Senator Heidi Heitkamp Says Brett Kavanaugh’s Body Language Helped Determine Her Vote
The voting to confirm Brett Kavanaugh to the Supreme Court was certainly a close call. Senator Heidi Heitkamp, the first woman from North Dakota elected to the U.S. Senate, was planning on voting to confirm him, reported the Washington Post. She even had a prepared statement to explain her reasoning for her choice. Then, she witnessed Kavanaugh’s testimony.
“We communicate not only with words, but with our body language and demeanor,” she explained to CNN’s Dana Bash. “I saw somebody who was very angry, who was very nervous…I saw rage.”
Heitkamp ultimately voted against confirming Kavanaugh to the Supreme Court. It was his response to Senator Amy Klobuchar’s questioning, Heitkamp said, that sealed the deal for her. When Klobuchar asked Kavanaugh whether he had ever blacked out from drinking, he angrily responded, “I don’t know, have you?” Klobuchar has just finished discussing her father’s struggle with alcoholism to the Senate Judiciary Committee.
Heitkamp said she watched the hearing multiple times, including with the sound turned off. Kavanaugh’s demeanor, she said, solidified her vote.
“I saw rage that a lot of people said, ‘well of course you’re going to see rage he’s being falsely accused,’ but it is at all times you’re to acquit yourself with a demeanor that’s becoming of the court,” Heitkamp said to CNN.
Heitkamp also believes that her experience as an attorney helped contribute to her final decision. She explained that there were situations where she believed the victim in sexual assault cases, but could not prosecute the accused due to lack of evidence. In addition, Heitkamp revealed her own mother was a survivor of sexual assault, which was another factor that played a part in her choice.
Though Heitcamp is a Democrat, deciding to vote against Kavanaugh was a tough choice for her, as President Donald Trump won by 36 percentage points in her home state of North Dakota. Other residents that were polled voiced support for Kavanaugh. Heitcamp feared the backlash that would come with denying Kavanaugh’s confirmation.

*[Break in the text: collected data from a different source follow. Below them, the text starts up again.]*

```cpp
constexpr int NFFT = 512;
constexpr int HOP = 256;
constexpr int NBIN = 257;
constexpr int CH = 256;
constexpr int HID = 512;
constexpr int TILE = 64;
constexpr int MOUT = 2 * NBIN;
constexpr int MOUT_PAD = 576;
constexpr int HEAD_SPK = MOUT_PAD / 2;
constexpr int HEAD_VAD_N = 20;
constexpr int SPEC_LD = 260;
constexpr int STAT_ROWS = 8;
constexpr int PROBE_SLOTS = 16;
constexpr int NMOM = 11;

inline int round_up(int a, int b) { return (a + b - 1) / b * b; }

enum Precision { PREC_F32 = 0, PREC_F16X3 = 1, PREC_F16 = 2, PREC_BF16 = 3 };
// ... 274 lines not shown
constexpr int FR = 32;
#ifndef SEPVAD_FG_MAX
#define SEPVAD_FG_MAX 256
#endif
constexpr int FG_MAX = SEPVAD_FG_MAX;
constexpr int FG_CHUNK = 8;
constexpr int FG_WAVE = 16;
constexpr int NGR = 2624;
#ifndef SEPVAD_FG_TREE
#define SEPVAD_FG_TREE 16
#endif
constexpr int FG_TREE = SEPVAD_FG_TREE;
constexpr int TCN_EPOCH_BITS = 12;
constexpr int PB_WS1 = 0, PB_B1 = 256, PB_G1 = 512, PB_BE1 = 768;
constexpr int PB_WD = 1024, PB_BD = 2560;
constexpr int PB_WS2 = 3072, PB_B2 = 3328, PB_FC2 = 3584;
constexpr int PB_LNAG = 3840, PB_LNAB = 4096, PB_LNBG = 4352, PB_LNBB = 4608;
constexpr int PB_ATT = 4864;
constexpr int PB_A1 = 4884, PB_A2 = 4885;
constexpr int PB_SX = 4886, PB_SXN = 4887;
constexpr int PB_WSUM = 4888;
constexpr int PB_EPS2 = 4898;
constexpr int PB_SFC2 = 4899, PB_SB2 = 4900;
constexpr int PB_SIZE = 4904;
constexpr size_t WF_W1L = 65536, WF_W2H = 131072, WF_W2L = 262144, WF_BLOCK = 393216;
constexpr size_t WS_W2 = 65536, WS_BLOCK = 196608;
constexpr size_t WS32_W2 = 2 * 65536, WS32_BLOCK = 2 * 196608;
constexpr size_t WQ_W1L = 65536, WQ_W2H = 98304, WQ_W2L = 229376, WQ_BLOCK = 294912;
constexpr int WQ_LO_SHIFT = 19;
struct TcnArgs {
  int B, T, Tp, G, nblk, layer, ln_mode, tf_att, prec;
  int nsl;
  int run;
  int lo8;
  const __half* wfrag;
  const float* prm;
  const float* S0;
  GnSrc ln;
  float alpha_h;
  unsigned long long* gran;
  unsigned tag0;
  unsigned* err;
  unsigned* herr;
  unsigned spin_limit;
  int force_err;
  double inv_ch, inv_hid;
  int xmode;
  unsigned long long* probe;
  unsigned long long* clk;
  float* dump;
  unsigned dbg_delay;
  int dump_blk;
  float* hmasks;
  const float* hg; const float* hbe;
  float hsx;
  const __half* hwh; const __half* hwl;
  const float* hwscale; const float* hbias;
  const float* hnyw; const float* hnyb;
  const __half* hvwh; const __half* hvwl; const float* hvwscale; const float* hvny;
  const float* hvwf;
  float hvsx;
  float* hvP;
  unsigned long long* hprobe;
};
hipError_t launch_tcn(const TcnArgs& a, int grid, hipStream_t s);
int tcn_blocks_per_cu(int ln_mode, int prec, int lo, int nsl = 1);
uint8_t e4m3_rn(float x);

hipError_t launch_gemm(const GemmArgs& a, int ep, hipStream_t s);
hipError_t launch_dw_stats(const DwStatsArgs& a, hipStream_t s);
hipError_t launch_att_stats(const AttStatsArgs& a, hipStream_t s);
hipError_t launch_head_stats(const HeadStatsArgs& a, hipStream_t s);
hipError_t launch_gate(const GateArgs& a, hipStream_t s);
struct MaskSideArgs {
  int B, T, Tp;
  const float* masks;
  float* masks_b;
  float* mask;
};
hipError_t launch_mask_side(const MaskSideArgs& a, hipStream_t s);
hipError_t launch_stft(const StftArgs& a, hipStream_t s);
hipError_t launch_vad1(const Vad1Args& a, hipStream_t s);
hipError_t launch_istft(const IstftArgs& a, hipStream_t s);
hipError_t launch_istft_pair(const IstftArgs& a, hipStream_t s);

}
```

sep-tfanet-vad_amd/csrc/tcn_kernel.h:

```cpp
#pragma once
#include <type_traits>

#include "tcn_common.h"

namespace sepvad {

#ifndef TCN_SUB
#define TCN_SUB 0
#endif
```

She credited her parents for her sense of morals and ethics, telling a crowd at an Oktoberfest event in Wyndmere that her parents didn’t raise her to “vote a certain way so that [she] could win,” but “raised [her] to vote the right way.”
In the end, Kavanaugh was indeed confirmed to the U.S. Supreme Court. Heitcamp stands by her decision. “When someone shows you who they are, believe them,” she said.